**WHAT YOU WILL DO**
Going through the material underneath, give only the number of lines that contain "threadIdx".

**RECORDS FOR THE EXERCISE**
template <bool EMIT, class R>
__device__ __forceinline__ uint32_t sd_walk(R& rd, uint32_t pos, uint32_t len, uint32_t* msg_at, uint32_t* n_ent,
                            const DevTables& t, uint32_t slot) {
    uint32_t cnt = 0;
    for (;;) {
        uint32_t s = pos + 1;
        uint32_t sp = find_space(rd, s, len);
        if (sp >= len) return E_NOSD;
        if (EMIT) {
            t.ent_name[slot + cnt] = fg_span{s, sp - s};
            t.ent_val[slot + cnt] = 0;
            t.ent_type[slot + cnt] = FG_T_SDID;
            t.ent_flags[slot + cnt] = 0;
        }
        ++cnt;
        uint32_t st = 0, name_s = 0, name_e = 0, val_s = 0, esc_seen = 0;
        uint32_t i = sp + 1;
        uint32_t after = 0;
        for (; i < len; ++i) {
            uint32_t c = rd.byte(i);
            if (st == 3) {
                if (c == '\\') {
                    st = 4;
                    esc_seen = 1;
                } else if (c == '"') {
                    if (EMIT) {
                        t.ent_name[slot + cnt] = fg_span{name_s, name_e - name_s};
                        t.ent_val[slot + cnt] = (uint64_t)val_s | ((uint64_t)(i - val_s) << 32);
                        t.ent_type[slot + cnt] = FG_T_STRING;
                        t.ent_flags[slot + cnt] = esc_seen ? FG_EF_VAL_ESC : 0;
                    }
                    ++cnt;
                    st = 0;
                }
            } else if (st == 4) {
                st = 3;
            } else {
                bool is_name = (c - 33u) <= 93u && c != '"' && c != '=' && c != ']';
                if (st == 0) {
                    if (c == ' ' || c == '"') {
                    } else if (c == ']') {
                        after = i + 1;
                        break;
                    } else if (is_name) {
                        st = 1;
                        name_s = i;
                    } else {
                        return E_SDFMT;
                    }
                } else if (st == 1) {
                    if (is_name) {
                    } else if (c == '=') {
                        name_e = i;
                        st = 2;
                    } else {
                        return E_SDFMT;
                    }
                } else {
                    if (c != '"') return E_SDFMT;
                    st = 3;
                    val_s = i + 1;
                    esc_seen = 0;
                }
// ... 142 lines not shown
struct Fast {
    uint32_t route;
    uint32_t no_ts;
    uint32_t ts_ok;
    uint32_t rest;
    uint32_t t0, te;
    uint32_t d0;
    uint32_t c7;
    uint32_t e, s;
    uint32_t start_ok;
};
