-                    v += D[e0] + sg * D[e1];
-                }
-            }
-        } else {
-            for (int q = q0; q <= q1; q++) v += part[(long)q * Pd.vns * SW + c];
-        }
-        g.Sd[I.sdoff + (long)a * Kp + c] = v;
-    }
+}
+__device__ __forceinline__ void gred_dd_sum(const InstDev& I, const PsrDev& Pd, const GredArgs& g, int a, int lo,
+                                            int hi, int lane, const double (&xr)[GRB_R], const double (&sr)[GRB_R]) {
     double q2 = 0.0, qw = 0.0;
 #pragma unroll
     for (int u = 0; u < GRB_R; u++) {
@@ -2618,7 +2605,7 @@
             qw += xw * xw;
         }
     }
-    for (long i = lo + lane + 64 * GRB_R; i < hi; i += 64) {
+    for (int i = lo + lane + 64 * GRB_R; i < hi; i += 64) {
         const double xx = g.dmxv[I.ooff + i], xw = xx * Pd.isig[i];
         q2 += xx * xx;
         qw += xw * xw;
@@ -2631,94 +2618,98 @@
     }
 }
 
-__device__ __forceinline__ void gred_elem(const InstDev& I, const PsrDev& Pd, const GredArgs& g, long e) {
-    const bool cmp = g.compact && Pd.dsplit;
-    const bool vg = cmp && Pd.vg;
-    const int Kp = cmp ? Pd.Kpd : I.Kp, Kc = cmp ? Pd.Kd : I.K;
+__device__ __forceinline__ void gred_bin(const InstDev& I, const PsrDev& Pd, const GredArgs& g, int a, int lane) {
+    const GredBin B = gred_bin_geo(I, Pd, g.nsplit, a);
+    double xr[GRB_R], sr[GRB_R];
+    gred_dd_load(I, Pd, g, B.lo, B.hi, lane, xr, sr);
+    for (int c = lane; c <= Pd.Kd; c += 64) g.Sd[I.sdoff + (long)a * Pd.Kpd + c] = gred_sd_col(I, Pd, g, B, a, c);
+    gred_dd_sum(I, Pd, g, a, B.lo, B.hi, lane, xr, sr);
+}
+
+__device__ __forceinline__ double gred_sum_parts(const double* G, long e, long KK, int nparts) {
+    double a[8] = {G[e], 0.0, 0.0, 0.0, 0.0, 0.0, 0.0, 0.0};
+    int q = 1;
+    for (; q + 32 <= nparts; q += 32) {
+        double t[32];
+#pragma unroll
+        for (int u = 0; u < 32; u++) t[u] = G[(long)(q + u) * KK + e];
+#pragma unroll
+        for (int u = 0; u < 32; u++) a[u & 7] += t[u];
+    }
+    {
+        const int rem = nparts - q;
+        double t[31];
+#pragma unroll
+        for (int u = 0; u < 31; u++) t[u] = u < rem ? G[(long)(q + u) * KK + e] : 0.0;
+#pragma unroll
+        for (int r = 0; r < 3; r++)
+            if (8 * r + 8 <= rem) {
+#pragma unroll
+                for (int u = 0; u < 8; u++) a[u] += t[8 * r + u];
+            }
+#pragma unroll
+        for (int u = 0; u < 31; u++)
+            if (u >= (rem & ~7) && u < rem) a[0] += t[u];
+    }
+    return ((a[0] + a[1]) + (a[2] + a[3])) + ((a[4] + a[5]) + (a[6] + a[7]));
+}
+
+__device__ __forceinline__ double gred_fourier(const PsrDev& Pd, int i, int j) {
     const int r0 = Pd.red0c;
-    const long KK = (long)Kp * Kp;
-    if (e < KK) {
-        const int i = (int)(e / Kp), j = (int)(e % Kp);
-        if (i <= j) {
-            double* G = g.Gpart + I.goff;
-            if (vg && (j > Kc)) {
-                G[e] = 0.0;
-            } else if (vg && i >= r0 && j < Kc) {
-                const double* C = Pd.trigW;
-                const double* Sn = C + VTRIG;
-                const int ha = (i - r0) / 2 + 1, sa = (i - r0) & 1;
-                const int hb = (j - r0) / 2 + 1, sb = (j - r0) & 1;
-                const int dm = ha > hb ? ha - hb : hb - ha, sm = ha + hb;
-                const double sd = ha >= hb ? Sn[ha - hb] : -Sn[hb - ha];
-                double v;
-                if (sa == 0 && sb == 0) v = 0.5 * (C[dm] - C[sm]);
-                else if (sa == 1 && sb == 1) v = 0.5 * (C[dm] + C[sm]);
-                else if (sa == 0) v = 0.5 * (Sn[sm] + sd);
-                else v = 0.5 * (Sn[sm] - sd);
-                G[e] = v;
-            } else {
-                double a[8] = {G[e], 0.0, 0.0, 0.0, 0.0, 0.0, 0.0, 0.0};
-                int q = 1;
-                for (; q + 32 <= g.nparts; q += 32) {
-                    double t[32];
-#pragma unroll
-                    for (int u = 0; u < 32; u++) t[u] = G[(long)(q + u) * KK + e];
-#pragma unroll
-                    for (int u = 0; u < 32; u++) a[u & 7] += t[u];
-                }
-                {
-                    const int rem = g.nparts - q;
-                    double t[31];
-#pragma unroll
-                    for (int u = 0; u < 31; u++) t[u] = u < rem ? G[(long)(q + u) * KK + e] : 0.0;
-#pragma unroll
-                    for (int r = 0; r < 3; r++)
-                        if (8 * r + 8 <= rem) {
-#pragma unroll
-                            for (int u = 0; u < 8; u++) a[u] += t[8 * r + u];
-                        }
-#pragma unroll
-                    for (int u = 0; u < 31; u++)
-                        if (u >= (rem & ~7) && u < rem) a[0] += t[u];
-                }
-                G[e] = ((a[0] + a[1]) + (a[2] + a[3])) + ((a[4] + a[5]) + (a[6] + a[7]));
+    const double* C = Pd.trigW;
+    const double* Sn = C + VTRIG;
+    const int ha = ((i - r0) >> 1) + 1, sa = (i - r0) & 1;
+    const int hb = ((j - r0) >> 1) + 1, sb = (j - r0) & 1;
+    const int dm = ha > hb ? ha - hb : hb - ha, sm = ha + hb;
+    const double sd = ha >= hb ? Sn[ha - hb] : -Sn[hb - ha];
+    if (sa == 0 && sb == 0) return 0.5 * (C[dm] - C[sm]);
+    if (sa == 1 && sb == 1) return 0.5 * (C[dm] + C[sm]);
+    if (sa == 0) return 0.5 * (Sn[sm] + sd);
+    return 0.5 * (Sn[sm] - sd);
+}
+
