struct ProbDist {
    static constexpr bool A_KCONTIG = true, B_KCONTIG = true;
    static constexpr int NRED = 0;
    const float *X, *Y, *mean; const int32_t *n_x, *n_y; int x_ld, y_ld, d; bool symmetric; float* D2;
    int mx, my, i_base, j_base; const float *Xi, *Yi, *mu, *nxi, *nyi; float* Do; bool vec;
    __device__ bool setup(int t) {
        mx = n_x ? n_x[t] : x_ld; my = n_y ? n_y[t] : y_ld;
        Xi = X + (size_t)t * x_ld * d; Yi = Y + (size_t)t * y_ld * d; mu = mean + (size_t)t * d;
        nxi = nyi = nullptr; Do = D2 + (size_t)t * x_ld * y_ld;
        return mx > 0 && my > 0;
    }
    __device__ int M() const { return mx; } __device__ int N() const { return my; } __device__ int K() const { return d; }
    __device__ float a(int i, int k) const { return Xi[(size_t)i * d + k] - mu[k]; }
    __device__ float b(int k, int j) const { return Yi[(size_t)j * d + k] - mu[k]; }
    static constexpr int A_NRAW = 2, B_NRAW = 2;
    __device__ bool raw_ok() const { return true; }
    __device__ void a_raw(int i, int k, float4 (&r)[2]) const { r[0] = ldq(Xi + (size_t)i * d + k); r[1] = ldq(mu + k); }
    __device__ void b_raw(int k, int j, float4 (&r)[2]) const { r[0] = ldq(Yi + (size_t)j * d + k); r[1] = ldq(mu + k); }
    __device__ void a_fin(int, int, const float4 (&r)[2], float (&v)[4]) const {
        v[0] = r[0].x - r[1].x; v[1] = r[0].y - r[1].y; v[2] = r[0].z - r[1].z; v[3] = r[0].w - r[1].w;
    }
    __device__ void b_fin(int k, int j, const float4 (&r)[2], float (&v)[4]) const { a_fin(j, k, r, v); }
    __device__ void a4(int i, int k, float (&v)[4]) const { float4 r[2]; a_raw(i, k, r); a_fin(i, k, r, v); }
    __device__ void b4(int k, int j, float (&v)[4]) const { float4 r[2]; b_raw(k, j, r); b_fin(k, j, r, v); }
    __device__ bool active(int m0, int n0) const { return !symmetric || m0 <= n0; }
    __device__ void set_rowsq(const float* a, const float* b, int m0, int n0) { nxi = a; nyi = b; i_base = m0; j_base = n0; }
    __device__ float value(int i, int j, float acc) const {
        const float v = fmaxf(nxi[i - i_base] + nyi[j - j_base] - 2.f * acc, 0.f);
        return (symmetric && i == j) ? 0.f : v;
    }
    __device__ void epi(int i, int j, float acc, float*) const {
        if (symmetric && i > j) return;
        const float v = value(i, j, acc);
        Do[(size_t)i * y_ld + j] = v;
        if (symmetric && i < j) Do[(size_t)j * y_ld + i] = v;
    }
    __device__ void epi4(int i0, int j, const float (&acc)[4], float* red) const {
        if (!(symmetric && vec && i0 + 3 < j)) {
#pragma unroll
            for (int r = 0; r < 4; ++r) epi(i0 + r, j, acc[r], red);
            return;
        }
        float v[4];
#pragma unroll
        for (int r = 0; r < 4; ++r) { v[r] = value(i0 + r, j, acc[r]); Do[(size_t)(i0 + r) * y_ld + j] = v[r]; }
        *reinterpret_cast<float4*>(Do + (size_t)j * y_ld + i0) = make_float4(v[0], v[1], v[2], v[3]);
    }
    __device__ void store_red(int, const float*) const {}
};

struct ProbDistMulti {
    static constexpr bool A_KCONTIG = true, B_KCONTIG = true;
    static constexpr int NRED = 0;
    ProbDist s0, s1, s2; int end0, end1, tn0, tn1, tn2;
    ProbDist q; bool vec;
    __device__ void select(int& tile, int& tiles_n) {
        if (tile < end0) { q = s0; tiles_n = tn0; }
        else if (tile < end1) { q = s1; tiles_n = tn1; tile -= end0; }
        else { q = s2; tiles_n = tn2; tile -= end1; }
    }
    __device__ bool setup(int t) { return q.setup(t); }
    __device__ int M() const { return q.M(); } __device__ int N() const { return q.N(); } __device__ int K() const { return q.K(); }
    __device__ float a(int i, int k) const { return q.a(i, k); }
    __device__ float b(int k, int j) const { return q.b(k, j); }
    __device__ void a4(int i, int k, float (&v)[4]) const { q.a4(i, k, v); }
    __device__ void b4(int k, int j, float (&v)[4]) const { q.b4(k, j, v); }
    static constexpr int A_NRAW = 2, B_NRAW = 2;
    __device__ bool raw_ok() const { return true; }
    __device__ void a_raw(int i, int k, float4 (&r)[2]) const { q.a_raw(i, k, r); }
    __device__ void b_raw(int k, int j, float4 (&r)[2]) const { q.b_raw(k, j, r); }
    __device__ void a_fin(int i, int k, const float4 (&r)[2], float (&v)[4]) const { q.a_fin(i, k, r, v); }
    __device__ void b_fin(int k, int j, const float4 (&r)[2], float (&v)[4]) const { q.b_fin(k, j, r, v); }
    __device__ bool active(int m0, int n0) const { return q.active(m0, n0); }
    __device__ void epi(int i, int j, float acc, float* red) const { q.epi(i, j, acc, red); }
    __device__ void epi4(int i0, int j, const float (&acc)[4], float* red) const { q.epi4(i0, j, acc, red); }
    __device__ void set_rowsq(const float* a, const float* b, int m0, int n0) { q.set_rowsq(a, b, m0, n0); }
    __device__ void store_red(int, const float*) const {}
};

struct InitArgs { int numeric, use_ls_prior; float* phi; float* priors; };

__device__ __forceinline__ void init_params_task(const InitArgs& a, int t, float l0) {
    const float scale = 0.25f;
    const float mode = a.numeric ? 0.01f : 0.1f;
    a.phi[t * 3 + 0] = inv_softplus_f(mode - NOISE_LB);
    a.phi[t * 3 + 1] = 0.f;
    a.phi[t * 3 + 2] = inv_softplus_f(l0);
    a.priors[t * 4 + 0] = logf(mode) + scale * scale;
    a.priors[t * 4 + 1] = scale;
    a.priors[t * 4 + 2] = a.use_ls_prior ? logf(l0) + scale * scale : 0.f;
    a.priors[t * 4 + 3] = a.use_ls_prior ? scale : -1.f;
}

__global__ void k_init_params(const float* l0, int T, InitArgs a) {
    const int t = blockIdx.x * blockDim.x + threadIdx.x;
    if (t < T) init_params_task(a, t, l0[t]);
}

template <int NT, int EPT>
__global__ __launch_bounds__(NT) void k_median(const float* D2ss, const int32_t* n_s, int ld, float* l0, int T, InitArgs init) {
    constexpr int NW = NT / 64;
    __shared__ int red[2][NW];
    int t, tile;
    if (!task_tile(T, 1, t, tile)) return;
    const int n = n_s ? n_s[t] : ld;
    const uint32_t* D = reinterpret_cast<const uint32_t*>(D2ss + (size_t)t * ld * ld);
    const int tid = threadIdx.x, lane = tid & 63, wv = tid >> 6;
    if (n <= 1 || n > ld) {
        if (tid == 0) { l0[t] = 0.f; if (init.phi) init_params_task(init, t, 0.f); }
        return;
    }
    const int nm1 = n - 1, slots = ((n + 1) >> 1) * nm1;
    uint32_t v[EPT];
    int nonzero = 0;
#pragma unroll
    for (int r = 0; r < EPT; ++r) {
        const int e = r * NT + tid;
        const int ec = e < slots ? e : slots - 1;
        const int fr = ec / nm1, c = ec - fr * nm1, top = nm1 - fr;
        const int i = c < top ? fr : top, j = c < top ? fr + 1 + c : top + 1 + (c - top);
        uint32_t val = D[(size_t)i * ld + j];
        if (!(e < slots && (c < top || top != fr))) val = 0u;
        v[r] = val;
        nonzero += __popcll(__ballot(val != 0u));
    }
    const int zeros = EPT * 64 - nonzero;
    if (lane == 0) red[0][wv] = nonzero;
    __syncthreads();
    int total = 0;
#pragma unroll
    for (int i = 0; i < NW; ++i) total += red[0][i];
    if (total == 0) { if (tid == 0) { l0[t] = 0.f; if (init.phi) init_params_task(init, t, 0.f); } return; }
    int rank = (total - 1) / 2;
    uint32_t prefix = 0;
    int buf = 1;
    for (int bit = 30; bit >= 0; --bit, buf ^= 1) {
        const uint32_t hi_mask = ~((1u << bit) - 1u);
        int c0 = 0;
#pragma unroll
        for (int r = 0; r < EPT; ++r) c0 += __popcll(__ballot((v[r] & hi_mask) == prefix));
        if (prefix == 0u) c0 -= zeros;
        if (lane == 0) red[buf][wv] = c0;
        __syncthreads();
        c0 = 0;
#pragma unroll
        for (int i = 0; i < NW; ++i) c0 += red[buf][i];
        if (rank >= c0) { rank -= c0; prefix |= (1u << bit); }
    }
    if (tid == 0) {
        const float l = sqrtf(0.5f * __uint_as_float(prefix));
        l0[t] = l;
        if (init.phi) init_params_task(init, t, l);
    }
}

struct HessArgs { TaskView tv; const float* Ainv; const float* P; const float* D2ss; const float* y_s; const float* priors; float* scal; float* vecs; int T; };

constexpr int SMALL_NT = 1024;

__device__ __forceinline__ void hess_assemble(float* sc, const float* pri, int n, const float* acc) {
    const float noise = sc[S_NOISE], os = sc[S_OS], ls = sc[S_LS];
    const float trA2 = acc[0], trPA = acc[1], trPP = acc[2], trAinvKll = acc[3], aKlla = acc[4], ag = acc[5], bg = acc[6], bd = acc[7], ab = acc[8];
    const float trAinv = sc[S_TRAINV], aa = sc[S_AA], ya = sc[S_YA], trAinvG = sc[S_TRAINVG], aGa = sc[S_AGA];
    const float fn = (float)n;
    float h00 = ag - 0.5f * trA2;
    const float h01 = ((aa - noise * ag) - 0.5f * (trAinv - noise * trA2)) / os;
    const float h02 = bg - 0.5f * trPA;
    const float h11 = ((ya - 2.f * noise * aa + noise * noise * ag) - 0.5f * (fn - 2.f * noise * trAinv + noise * noise * trA2)) / (os * os);
    const float h12 = ((ab - noise * bg) - 0.5f * (trAinvG - noise * trPA)) / os - (0.5f * aGa - 0.5f * trAinvG) / os;
    float h22 = bd - 0.5f * aKlla - 0.5f * trPP + 0.5f * trAinvKll;
    if (pri[1] > 0.f) { const float lx = logf(noise), s2 = pri[1] * pri[1]; h00 -= (1.f + (lx - pri[0]) / s2 - 1.f / s2) / (noise * noise); }
    if (pri[3] > 0.f) { const float lx = logf(ls), s2 = pri[3] * pri[3]; h22 -= (1.f + (lx - pri[2]) / s2 - 1.f / s2) / (ls * ls); }
    const float d1[3] = {sc[S_D1N], sc[S_D1S], sc[S_D1L]}, d2[3] = {sc[S_D2N], sc[S_D2S], sc[S_D2L]};
    const float gt[3] = {sc[S_GT0], sc[S_GT1], sc[S_GT2]};
    const float h[3][3] = {{h00, h01, h02}, {h01, h11, h12}, {h02, h12, h22}};
    for (int i = 0; i < 3; ++i)
        for (int j = 0; j < 3; ++j) sc[S_H0 + i * 3 + j] = (h[i][j] * d1[i] * d1[j] + (i == j ? gt[i] * d2[i] : 0.f)) / fn;
}
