@@ -1332,13 +1360,13 @@
 }
 
 template <bool COUNT, bool SIMPLE, bool FIRST>
-__global__ void __launch_bounds__(SHADE_BLOCK, SIMPLE ? SHADE_SIMPLE_WAVES : 1) k_shade(const DevScene* __restrict__ scp, const FrameConsts* __restrict__ fcp, PathSoA P, Queues Q, int cur, int sortMode, StatCounters* stats)
+__global__ void __launch_bounds__(SHADE_BLOCK, SIMPLE ? SHADE_SIMPLE_WAVES : 1) k_shade(const DevScene* __restrict__ scp, const FrameConsts* __restrict__ fcp, PathSoA P, Queues Q, int cur, int sortMode, int appendMode, StatCounters* stats)
 {
   constexpr bool VIZ = false;
 #include "pt_shade_body.h"
 }
 template <bool SIMPLE, bool FIRST>
-__global__ void __launch_bounds__(SHADE_BLOCK, SIMPLE ? SHADE_SIMPLE_WAVES : 1) k_shade_viz(const DevScene* __restrict__ scp, const FrameConsts* __restrict__ fcp, PathSoA P, Queues Q, int cur, int sortMode, StatCounters* stats)
+__global__ void __launch_bounds__(SHADE_BLOCK, SIMPLE ? SHADE_SIMPLE_WAVES : 1) k_shade_viz(const DevScene* __restrict__ scp, const FrameConsts* __restrict__ fcp, PathSoA P, Queues Q, int cur, int sortMode, int appendMode, StatCounters* stats)
 {
   constexpr bool COUNT = false, VIZ = true;
 #include "pt_shade_body.h"
@@ -2344,7 +2372,7 @@
   if(c.visualization)
   {
 #define MI_LAUNCH_SHADE_VIZ(S, F) \
-  hipLaunchKernelGGL((k_shade_viz<S, F>), grid, block, 0, c.stream, c.sceneDev, c.fcDev, c.paths, c.queues, cur, (S ? 0 : c.sortMode), c.stats)
+  hipLaunchKernelGGL((k_shade_viz<S, F>), grid, block, 0, c.stream, c.sceneDev, c.fcDev, c.paths, c.queues, cur, (S ? 0 : c.sortMode), c.shadeAppendMode, c.stats)
     if(c.simpleMaterials)
     {
       if(first) MI_LAUNCH_SHADE_VIZ(true, true); else MI_LAUNCH_SHADE_VIZ(true, false);
@@ -2357,7 +2385,7 @@
     return;
   }
 #define MI_LAUNCH_SHADE(C, S, F) \
-  hipLaunchKernelGGL((k_shade<C, S, F>), grid, block, 0, c.stream, c.sceneDev, c.fcDev, c.paths, c.queues, cur, (S ? 0 : c.sortMode), c.stats)
+  hipLaunchKernelGGL((k_shade<C, S, F>), grid, block, 0, c.stream, c.sceneDev, c.fcDev, c.paths, c.queues, cur, (S ? 0 : c.sortMode), c.shadeAppendMode, c.stats)
 #define MI_LAUNCH_SHADE_F(C, S) do { if(first) MI_LAUNCH_SHADE(C, S, true); else MI_LAUNCH_SHADE(C, S, false); } while(0)
   if(c.simpleMaterials)
   {
diff --git a/vk_gltf_renderer_amd/csrc/device/pt_shade_body.h b/vk_gltf_renderer_amd/csrc/device/pt_shade_body.h
--- a/vk_gltf_renderer_amd/csrc/device/pt_shade_body.h
+++ b/vk_gltf_renderer_amd/csrc/device/pt_shade_body.h
@@ -10,23 +10,43 @@
   constexpr bool DEFER_MISS = false;
 #endif
   __shared__ uint32_t s_missPos[DEFER_MISS ? 2 * SHADE_BLOCK : 1];
-  __shared__ uint32_t s_missCount;
+  constexpr bool     WAVE_MISS  = SIMPLE;
+  constexpr uint32_t MISS_GROUP = WAVE_MISS ? 64u : uint32_t(SHADE_BLOCK);
+  __shared__ uint32_t s_missCount[SHADE_BLOCK / 64];
+  __shared__ uint32_t s_missSeen;
+  const uint32_t      missList = WAVE_MISS ? (threadIdx.x >> 6) : 0u, missLane = WAVE_MISS ? (threadIdx.x & 63u) : threadIdx.x;
+  uint32_t* const     missPos  = s_missPos + (DEFER_MISS ? missList * 2u * MISS_GROUP : 0u);
   const bool          deferMiss = DEFER_MISS && !hasFlag(fc.frameInfo.flags, MI_SCENE_USE_INFINITE_PLANE) && !hasFlag(fc.frameInfo.flags, MI_SCENE_USE_HDR_ENVIRONMENT);
-  if(threadIdx.x == 0)
-    s_missCount = 0;
+  if(threadIdx.x < SHADE_BLOCK / 64)
+    s_missCount[threadIdx.x] = 0;
   auto finishMisses = [&](bool all) {
-    __syncthreads();
-    const uint32_t n = s_missCount;
-    if(n == 0u || (!all && n < uint32_t(SHADE_BLOCK)))
+    uint32_t n;
+    if(WAVE_MISS)
+    {
+      __builtin_amdgcn_wave_barrier();
+      n = __builtin_amdgcn_readfirstlane(s_missCount[missList]);
+    }
+    else
+    {
+      __syncthreads();
+      if(threadIdx.x == 0)
+        s_missSeen = s_missCount[0];
+      __syncthreads();
+      n = s_missSeen;
+    }
+    if(n == 0u || (!all && n < MISS_GROUP))
       return;
-    const uint32_t take = min(n, uint32_t(SHADE_BLOCK)), base = n - take;
+    const uint32_t take = min(n, MISS_GROUP), base = n - take;
     uint32_t       pos = 0;
-    if(threadIdx.x < take)
-      pos = s_missPos[base + threadIdx.x];
-    __syncthreads();
-    if(threadIdx.x == 0)
-      s_missCount = base;
-    if(threadIdx.x < take)
+    if(missLane < take)
+      pos = missPos[base + missLane];
+    if(WAVE_MISS)
+      __builtin_amdgcn_wave_barrier();
+    else
+      __syncthreads();
+    if(missLane == 0)
+      s_missCount[missList] = base;
+    if(missLane < take)
     {
       const uint32_t slot  = Q.active[cur].slot[pos];
       const float4   d4    = Q.active[cur].dir[pos];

**ANSWER TO THE PROBLEM**
11